Mine are mostly in my abdomen. During transition, as the baby descends, I get a lot of back pain.

I prefer to move around a lot during labor, and then kneel for the birth itself.


----------



## Aura_Kitten (Aug 13, 2002)

i had back labor -- intense cramps and pain starting in my lower back and extendng around to my hips, and finally (around 7 cm?) gathering up around my abdomen as well. the pain in my back was by far the worst. sitting and laying down was the most painful thing -- it was terrible. the only thing which helped was standing and leaning over on my elbows onto the bed (when they'd still allow me to do that). also, rocking and swaying my hips. just motion in general.

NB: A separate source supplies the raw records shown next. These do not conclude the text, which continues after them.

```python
SIGNATURES = {
    "a3d_version": (_i, []),
    "a3d_last_error_string": (C.c_char_p, []),
    "a3d_linear_fwd": (_i, [_p, _i, _p, _i, _p, _p, _i, _p, _i, _i, _i, _i, _i, _i, _p]),
    "a3d_linear_wgrad": (_i, [_p, _i, _p, _i, _p, _i, _p, _i, _i, _i, _p]),
    "a3d_linear_wgrad_ws": (_i, [_p, _i, _p, _i, _p, _i, _p, _i, _i, _i, _p, _z, _p]),
    "a3d_linear_wgrad_ws_bytes": (_z, [_i, _i, _i, _i]),
    "a3d_add_layernorm_fwd": (_i, [_p, _p, _p, _p, _p, _p, _p, _i, _i, _f, _p]),
    "a3d_add_layernorm_bwd": (_i, [_p, _p, _p, _p, _p, _p, _p, _p, _p, _i, _i, _p]),
    "a3d_linear_wgrad_partials": (_i, [_p, _i, _p, _i, _i, _i, _i, _i, _p, _z, _p, _p]),
    "a3d_add_layernorm_bwd_partials_count": (_i, [_i, _i]),
    "a3d_add_layernorm_bwd_partials": (_i, [_p, _p, _p, _p, _p, _p, _p, _p, _i, _i, _p]),
    "a3d_colsum_rows_partials": (_i, [_p, _i, _i, _i, _i, _i, _p, _p]),
    "a3d_grad_reduce_table_plan": (_i, [_p, _i, _p]),
    "a3d_grad_reduce_table_upload": (_i, [_p, _p, _i, _p]),
    "a3d_grad_reduce_table": (_i, [_p, _i, _i, _p]),
    "a3d_rope_split_qk": (_i, [_p, _i, _p, _p, _f, _p, _i, _i, _i, _i, _i, _p]),
    "a3d_split_vt": (_i, [_p, _i, _p, _i, _i, _i, _i, _i, _p]),
    "a3d_proj_rope_split": (_i, [_p, _i, _p, _i, _p, _i, _p, _f, _p, _i, _p, _p, _f, _p, _i, _p, _p, _i, _i, _i, _i, _i, _p]),
    "a3d_rope_split": (_i, [_p, _i, _p, _p, _f, _p, _i, _p, _i, _i, _i, _i, _i, _p]),
    "a3d_rope_merge_bwd": (_i, [_p, _i, _p, _p, _f, _p, _i, _i, _i, _i, _i, _i, _p]),
    "a3d_attn_fwd": (_i, [_p, _p, _p, _p, _p, _p, _p, _i, _i, _i, _i, _i, _i, _i, _p]),
    "a3d_attn_fwd_ws_floats": (_z, [_i, _i, _i, _i]),
    "a3d_attn_bwd_bf16": (_i, [_p] * 15 + [_i] * 7 + [_p]),
    "a3d_rope_split16": (_i, [_p, _i, _p, _p, _f, _p, _p, _i, _i, _i, _i, _i, _i, _p]),
    "a3d_proj_rope_split16": (_i, [_p, _i, _p, _i, _p, _i, _p, _f, _p, _p, _i, _p, _f, _p, _p, _i, _p, _i, _i, _i, _i, _i, _p]),
    "a3d_ctx_kv_proj16_splits": (_i, [_i, _i]),
    "a3d_ctx_kv_proj16": (_i, [_p, _i, _p, _p, _p, _p, _p, _p, _p, _p, _p, _i, _p, _i, _i, _i, _i, _i, _i, _i, _p]),
    "a3d_attn16_fwd": (_i, [_p] * 7 + [_i] * 7 + [_p, C.c_uint, _f, _p]),
    "a3d_attn16_fwd_rows": (_i, [_p] * 7 + [_i] * 7 + [_p, C.c_uint, _f, _i, _p]),
    "a3d_conv3x3_tile_count": (_z, [_z, _i, _i]),
    "a3d_conv3x3_dgrad_tiles_ws_ints": (_z, [_z, _i, _i]),
    "a3d_conv3x3_mark_tiles": (_i, [_p, _i, _i, _i, _i, _i, _p, _p]),
    "a3d_conv3x3_dgrad_tiles": (_i, [_p, _p, _p, _p, _p, _z, _i, _i, _p]),
    "a3d_conv3x3_wgrad_tokens_ws_floats": (_z, []),
    "a3d_conv3x3_wgrad_tokens": (_i, [_p, _p, _p, _i, _i, _p, _p, _i, _i, _i, _i, _i, _i, _p]),
    "a3d_attn16_bwd_pack_bytes": (_z, [_i, _i, _i]),
    "a3d_dbg_dn_prof": (_i, [_p]),
    "a3d_attn8_operand_bytes": (_z, [_i, _i, _i]),
    "a3d_attn8_fwd": (_i, [_p] * 8 + [_i] * 7 + [_p]),
    "a3d_attn16_bwd": (_i, [_p] * 16 + [_i] * 7 + [_p, C.c_uint, _f, _p]),
    "a3d_pose_to_signal": (_i, [_p, _p, _p, _i, _i, _p]),
    "a3d_signal_to_pose": (_i, [_p, _p, _p, _i, _i, _p]),
    "a3d_traj_condition": (_i, [_p, _i, _p, _i, _p] + [_p] * 8 + [_i] * 5 + [_p]),
    "a3d_traj_rank": (_i, [_p, _p, _p, _i, _p] + [_f] * 6 + [_p] * 5 + [_i] * 4 + [_p]),
    "a3d_traj_rank_extra": (_i, [_p, _p, _p, _i, _p] + [_f] * 6 + [_p] * 5 + [_i] * 4 + [_p, _f, _p]),
    "a3d_traj_clearance_ws_floats": (_z, [_i] * 5),
    "a3d_traj_clearance": (_i, [_p, _p, _p, _p, _i, _i, _f, _i, _i, _p, _p, _p] + [_i] * 5 + [_p]),
    "a3d_traj_guide_ws_floats": (_z, [_i] * 5),
    "a3d_traj_guide": (_i, [_p, _i, _p, _p, _p, _p, _p, _i, _i, _f, _i, _i, _f, _f, _p, _p] + [_i] * 4 + [_p]),
    "a3d_traj_errors": (_i, [_p, _p, _p, _i, _i, _i, _p]),
    "a3d_keypose_errors": (_i, [_p, _p, _p, _p, _i, _p, _i, _i, _i, _p]),
    "a3d_sym_quat_loss": (_i, [_p, _p, _i, _f, _p, _p, _i, _p]),
    "a3d_sq_fwd_ws_floats": (_z, [_i, _i, _i, _i]),
    "a3d_sq_attn_fwd": (_i, [_p, _p, _p, _i, _p, _p, _i, _p, _p, _p, _p, _p, _p, _p, _i, _i, _i, _i, _i, _p]),
    "a3d_sq_bwd_ws_floats": (_z, [_i, _i, _i, _i]),
    "a3d_sq_attn_bwd": (_i, [_p, _p, _p, _i, _p, _p, _i, _p, _p, _p, _p, _p, _p, _p, _p, _p, _i, _p, _p, _i, _p, _i, _i, _i, _i,
                             _i, _p]),
    "a3d_sq_attn_bwd_acc": (_i, [_p, _p, _p, _i, _p, _p, _i, _p, _p, _p, _p, _p, _p, _p, _p, _p, _i, _p, _p, _i, _p, _i, _i, _i, _i,
                                 _i, _i, _p]),
    "a3d_qs_pre_fwd": (_i, [_p, _p, _p, _p, _p, _f, _p, _i, _i, _i, _p]),
    "a3d_qs_pre_bwd": (_i, [_p, _i, _p, _p, _f, _p, _p, _p, _p, _p, _i, _i, _i, _p]),
    "a3d_qs_save_floats": (_z, [_i, _i]),
    "a3d_qs_post_fwd": (_i, [_p, _p, _p, _p, _p, _i, _i, _i, _p]),
    "a3d_qs_post_bwd": (_i, [_p, _p, _p, _p, _p, _p, _p, _p, _p, _i, _i, _i, _p]),
    "a3d_sq_wgrad_reduce": (_i, [_p, _i, _p, _i, _p, _i, _p]),
    "a3d_dn_head": (_i, [_p, _i, _p, _p, _i, _i, _i, _i, _p]),
    "a3d_dn_cross_ws_floats": (_z, [_i, _i, _i]),
    "a3d_dn_cross": (_i, [_p, _p, _i, _p, _p, _i, _i, _i, _i, _i, _i, _i, _p]),
    "a3d_dn_rest": (_i, [_p, _p, _i, _p, _p, _p, _i, _i, _i, _i, _i, _p]),
    "a3d_dn_tail": (_i, [_p, _p, _p, _i, _p, _p, _i, _i, _i, _i, _p]),
    "a3d_dn_tail_sched": (_i, [_p, _p, _p, _i, _p, _p, _i, _i, _i, _i, _i, _p]),
    "a3d_dn_persist_splits": (_i, [_i, _i]),
    "a3d_dn_persist_sync_ints": (_z, [_i, _i, _i, _i]),
    "a3d_dn_persist_kvx_floats": (_z, [_i, _i, _i]),
    "a3d_dn_persist_prof": (_i, [_p, _i, _i, _i, _i, _p]),
    "a3d_dn_persist_xbuf_floats": (_z, [_i, _i]),
    "a3d_dn_persist": (_i, [_p, _i, _i, _i, _p, _p, _p, _p, _p, _p, _p, _p] + [_i] * 10 + [_p]),
    "a3d_dn_persist_sched": (_i, [_p, _i, _i, _i, _p, _p, _p, _p, _p, _p, _p, _p] + [_i] * 12 + [_p]),
    "a3d_dn_persist_group_of": (_i, [_i, _i, _i, _i, _p]),
    "a3d_dn_persist_group": (_i, [_p, _i, _i, _i, _p, _p, _p, _p, _p, _p, _p, _p] + [_i] * 13 + [_p]),
    "a3d_rope_rows_f32": (_i, [_p, _i, _p, _p, _f, _p, _i, _i, _i, _i, _i, _p]),
    "a3d_dropout": (_i, [_p, _p, _z, _p, C.c_uint, _f, _p]),
    "a3d_dropout_mask": (_i, [_p, _z, _p, C.c_uint, C.c_uint, C.c_uint, _f, _p]),
    "a3d_linear_fwd_drop": (_i, [_p, _i, _p, _i, _p, _p, _i, _p, _i, _i, _i, _i, _i, _i, _p, C.c_uint, _f, _p]),
    "a3d_add_layernorm_bwd_drop": (_i, [_p] * 10 + [_i, _i, _p, C.c_uint, _f, _p]),
    "a3d_attn_fwd_dropout": (_i, [_p, _p, _p, _p, _p, _p, _p, _i, _i, _i, _i, _i, _i, _i, _p, C.c_uint, _f, _p]),
    "a3d_attn_bwd_bf16_dropout": (_i, [_p] * 15 + [_i] * 7 + [_p, C.c_uint, _f, _p]),
    "a3d_pcd_downsample": (_i, [_p, _p, _i, _i, _i, _i, _i, _p]),
    "a3d_knn_topk_ws_bytes": (_z, [_i, _i]),
    "a3d_knn_topk": (_i, [_p, _p, _p, _p, _p, _i, _i, _i, _p]),
    "a3d_traj_nn_topk": (_i, [_p, _i, _p, _p, _p, _p, _i, _i, _i, _p]),
    "a3d_build_context": (_i, [_p, _p, _p, _p, _i, _i, _i, _i, _i, _p]),
    "a3d_build_context_bwd": (_i, [_p, _p, _p, _p, _i, _i, _i, _i, _i, _i, _p]),
    "a3d_build_context_bf16": (_i, [_p, _i, _p, _p, _p, _p, _i, _i, _i, _i, _i, _p]),
    "a3d_colsum_rows_ws_floats": (_z, [_i, _i, _i]),
    "a3d_colsum_rows": (_i, [_p, _i, _i, _i, _i, _i, _p, _i, _p, _p]),
    "a3d_build_context_bwd_bf16": (_i, [_p, _p, _p, _i, _p, _i, _i, _i, _i, _i, _i, _p]),
    "a3d_mask_logits_fwd": (_i, [_p, _p, _p, _i, _i, _i, _p]),
    "a3d_mask_logits_bwd": (_i, [_p, _p, _p, _p, _p, _i, _i, _i, _i, _p]),
    "a3d_argmax_gather": (_i, [_p, _p, _p, _p, _i, _i, _p]),
    "a3d_soft_ce_loss": (_i, [_p, _p, _p, _p, _p, _p, _i, _i, _f, _f, _f, _p]),
    "a3d_elem_loss": (_i, [_p, _p, _i, _i, _f, _p, _p, _p]),
    "a3d_scale_by_scalar": (_i, [_p, _p, _p, _z, _p]),
    "a3d_quat_sigmoid_fwd": (_i, [_p, _p, _p, _i, _p]),
    "a3d_quat_sigmoid_bwd": (_i, [_p, _p, _p, _p, _i, _p]),
    "a3d_ortho6d_sigmoid_fwd": (_i, [_p, _p, _p, _i, _p]),
    "a3d_ortho6d_sigmoid_bwd": (_i, [_p, _p, _p, _p, _i, _p]),
    "a3d_select_row_fwd": (_i, [_p, _p, _p, _i, _i, _i, _p]),
    "a3d_select_row_bwd": (_i, [_p, _p, _p, _i, _i, _i, _p]),
    "a3d_sample_ghost_points": (_i, [_p, _p, _p, _f, _p, _i, _i, _i, _i, _p]),
    "a3d_rng_advance": (_i, [_p, _u64, _p]),
    "a3d_philox4x32_10_host": (None, [_p, _p, _p]),
    "a3d_sincos_host": (None, [_p, _p, _p, _z]),
    "a3d_adamw_step": (_i, [_p, _p, _p, _p, _p, _p, _p, _i, _z, _z, _f, _f, _f, _f, _f, _f, _f, _p]),
    "a3d_adamw_ema_step": (_i, [_p] * 9 + [_i, _z, _z] + [_f] * 9 + [_p]),
    "a3d_adamw_clip_step": (_i, [_p] * 11 + [_i, _z, _z] + [_f] * 10 + [_p]),
    "a3d_adamw_sched_step": (_i, [_p] * 12 + [_i, _z, _z, _i] + [_d] * 3 + [_f] * 9 + [_p]),
    "a3d_swap_f32": (_i, [_p, _p, _z, _p]),
    "a3d_dbg_mfma_bf16": (_i, [_p, _p, _p, _p]),
    "a3d_dbg_mfma_f32": (_i, [_p, _p, _p, _p]),
    "a3d_dbg_cvt_pk_bf16": (_i, [_p, _p, _i, _p]),
    "a3d_bn_nslab": (_i, [_z, _i]),
    "a3d_bn_grid_cap": (_i, [_i]),
    "a3d_conv1x1_streams": (_i, [_i, _i]),
    "a3d_conv1x1_nslab": (_i, [_z, _i, _i]),
    "a3d_conv1x1_bn_fwd": (_i, [_p, _p, _p, _p, _i, _p, _p, _z, _i, _i, _p]),
    "a3d_conv1x1_topdown_serves": (_i, [_i, _i]),
    "a3d_conv1x1_topdown_fwd": (_i, [_p, _p, _p, _i, _p, _p, _z, _i, _i, _i, _i, _p]),
    "a3d_conv1x1_bn_residual_serves": (_i, [_i, _i]),
    "a3d_conv1x1_bn_residual_fwd": (_i, [_p, _p, _p, _p, _i, _p, _p, _p, _p, _p, _i, _i, _p, _z, _i, _i, _p]),
    "a3d_bn_gram_nslab": (_i, [_z, _i]),
    "a3d_bn_gram": (_i, [_p, _p, _p, _i, _p, _p, _z, _i, _i, _p]),
    "a3d_bn_gram_stats": (_i, [_p, _p, _i, _p, _i, _i, _p, _p, _p]),
    "a3d_conv3x3_serves": (_i, [_i, _i, _i, _i]),
    "a3d_conv1x1_deep_mode": (_i, [_i]),
    "a3d_stem_conv_nslab": (_i, [_z, _i, _i]),
    "a3d_stem_conv_bn_fwd": (_i, [_p, _p, _p, _p, _p, _p, _z, _i, _i, _p]),
    "a3d_conv3x3_nslab": (_i, [_z, _i, _i, _i, _i]),
    "a3d_conv3x3_bn_fwd": (_i, [_p, _p, _p, _p, _i, _p, _p, _z, _i, _i, _i, _i, _p]),
    "a3d_bn_stats": (_i, [_p, _p, _z, _i, _i, _p]),
    "a3d_bn_finalize": (_i, [_p, _i, _z, _i, _f, _f, _p, _p, _p, _p, _p, _p, _i, _p]),
    "a3d_bn_apply": (_i, [_p, _p, _p, _p, _p, _p, _p, _z, _i, _i, _p]),
    "a3d_bn_apply_pool2": (_i, [_p, _p, _p, _p, _p, _p, _i, _i, _i, _i, _i, _p]),
    "a3d_rgb_normalize_nhwc_bf16": (_i, [_p, _p, _p, _p, _z, _i, _i, _p]),
    "a3d_upsample2_add_fwd": (_i, [_p, _p, _p, _i, _p, _i, _i, _i, _i, _p]),
    "a3d_upsample2_add_bwd_ws_floats": (_z, [_i, _i, _i, _i]),
    "a3d_upsample2_add_bwd": (_i, [_p, _p, _p, _i, _p, _i, _i, _i, _i, _p]),
    "a3d_ddpm_add_noise": (_i, [_p, _p, _p, _p, _p, _p, _i, _i, _i, _i, _p]),
    "a3d_ddpm_step": (_i, [_p, _p, _p, _p, _p, _p, _p, _p, _i, _i, _i, _i, _p]),
    "a3d_ddpm_step_sched": (_i, [_p, _p, _p, _p, _p, _p, _p, _p, _i, _i, _i, _i, _i, _p]),
    "a3d_adaln_fwd": (_i, [_p, _p, _p, _i, _i, _i, _p]),
    "a3d_adaln_bwd": (_i, [_p, _p, _p, _p, _p, _i, _i, _i, _p]),
    "a3d_sinusoidal_emb": (_i, [_p, _p, _i, _i, _p]),
    "a3d_silu_fwd": (_i, [_p, _p, _z, _p]),
    "a3d_silu_bwd": (_i, [_p, _p, _p, _z, _p]),
    "a3d_add_rows": (_i, [_p, _p, _p, _i, _i, _i, _p]),
    "a3d_add_rows_bwd": (_i, [_p, _p, _i, _i, _i, _p]),
    "a3d_resize_crop": (_i, [_p, _p, _p, _i, _i, _i, _i, _f, _f, _p]),
    "a3d_traj_update": (_i, [_p, _p, _p, _i, _i, _i, _p]),
}

ADAMW_CLIP_WS_DOUBLES = 256
LR_DECAY_KINDS = {"constant": 0, "linear": 1, "cosine": 2}

_lib = None


def load():
    global _lib
    if _lib is not None:
        return _lib
    if not os.path.exists(LIB_PATH):
        raise RuntimeError(
            "libact3d_hip.so is missing (%s). Build it with `python -c 'import __graft_entry__ as g; g.build()'` "
            "(needs hipcc); there is no CPU fallback." % LIB_PATH)
    lib = C.CDLL(LIB_PATH)
    for name, (res, args) in SIGNATURES.items():
        try:
            fn = getattr(lib, name)
        except AttributeError as e:
            raise RuntimeError("libact3d_hip.so does not export %s (stale build?)" % name) from e
        fn.restype = res
        fn.argtypes = args
    _lib = lib
    return lib


def exported_symbols():
    return list(SIGNATURES.keys())


def last_error():
    s = load().a3d_last_error_string()
    return s.decode() if s else ""


def check(rc, what=""):
    if rc != 0:
        raise RuntimeError("libact3d_hip %s failed with code %d: %s" % (what, rc, last_error()))


def ptr(t):
    if t is None:
        return None
    assert t.is_contiguous(), "libact3d_hip needs contiguous tensors"
    return t.data_ptr()


def stream():
    return torch.cuda.current_stream().cuda_stream


def require_gpu(*tensors):
    for t in tensors:
        if t is not None and not t.is_cuda:
            raise RuntimeError("act3d_amd ops run on an MI355X device tensor; got a %s tensor "
                               "(there is no CPU fallback)" % t.device)


def call(name, *args):
    lib = load()
    rc = getattr(lib, name)(*args)
    if rc != 0:
        raise RuntimeError("%s failed with code %d: %s" % (name, rc, last_error()))
```

### include/act3d_hip.h

```cpp
#ifndef ACT3D_HIP_H
#define ACT3D_HIP_H
#include <stddef.h>
#include <stdint.h>
#ifdef __cplusplus
extern "C" {
#endif

int a3d_version(void);
const char* a3d_last_error_string(void);

int a3d_linear_fwd(const float* X, int ldx, const float* W, int ldw, const float* bias, float* Y, int ldy,
                   const float* mask, int ldm, int M, int N, int K, int act, int w_transposed, void* stream);
int a3d_linear_wgrad(const float* dY, int lddy, const float* X, int ldx, float* dW, int lddw, float* db, int M,
                     int N, int K, void* stream);
size_t a3d_linear_wgrad_ws_bytes(int M, int N, int K, int has_bias);
int a3d_linear_wgrad_ws(const float* dY, int lddy, const float* X, int ldx, float* dW, int lddw, float* db, int M,
                        int N, int K, float* ws, size_t ws_bytes, void* stream);
int a3d_add_layernorm_fwd(const float* A, const float* R, const float* gamma, const float* beta, float* Y,
                          float* mean, float* rstd, int M, int E, float eps, void* stream);
int a3d_add_layernorm_bwd(const float* A, const float* R, const float* gamma, const float* mean, const float* rstd,
                          const float* dY, float* dS, float* dgamma, float* dbeta, int M, int E, void* stream);
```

i was on my feet for well over 14 hours just keeping the pain under control... but they flew by. i wasn't paying attention to the time until i got to the hospital.


----------



## danaalex (Mar 19, 2003)

my labors start with my water breaking and contrax every 3 min lasting at least a minute. they are like horrible, deep menstual cramps. swaying, or squating always felt good. lying down was awful.
sitting not too bad except in the car, with stopping and turning. :LOL


----------



## clewal (Nov 20, 2001)

With my son, I never really had any labor pains. They were pretty much like menstrual cramps and I only felt them on my back if I was laying in bed. I had a c-section with him, so I don't know if they would've gotten any worse.
My daughter was born sunny side up and I had back labor the entire time. That was one reason why I thought that I wasn't in labor because everything I read said that your stomach gets hard, etc, and it never did. I just had extremly bad back pain that would come and go.


----------



## applejuice (Oct 8, 2002)

My first two labors were posterior with LOTS of back labor. The pain was EXCRUCIATING.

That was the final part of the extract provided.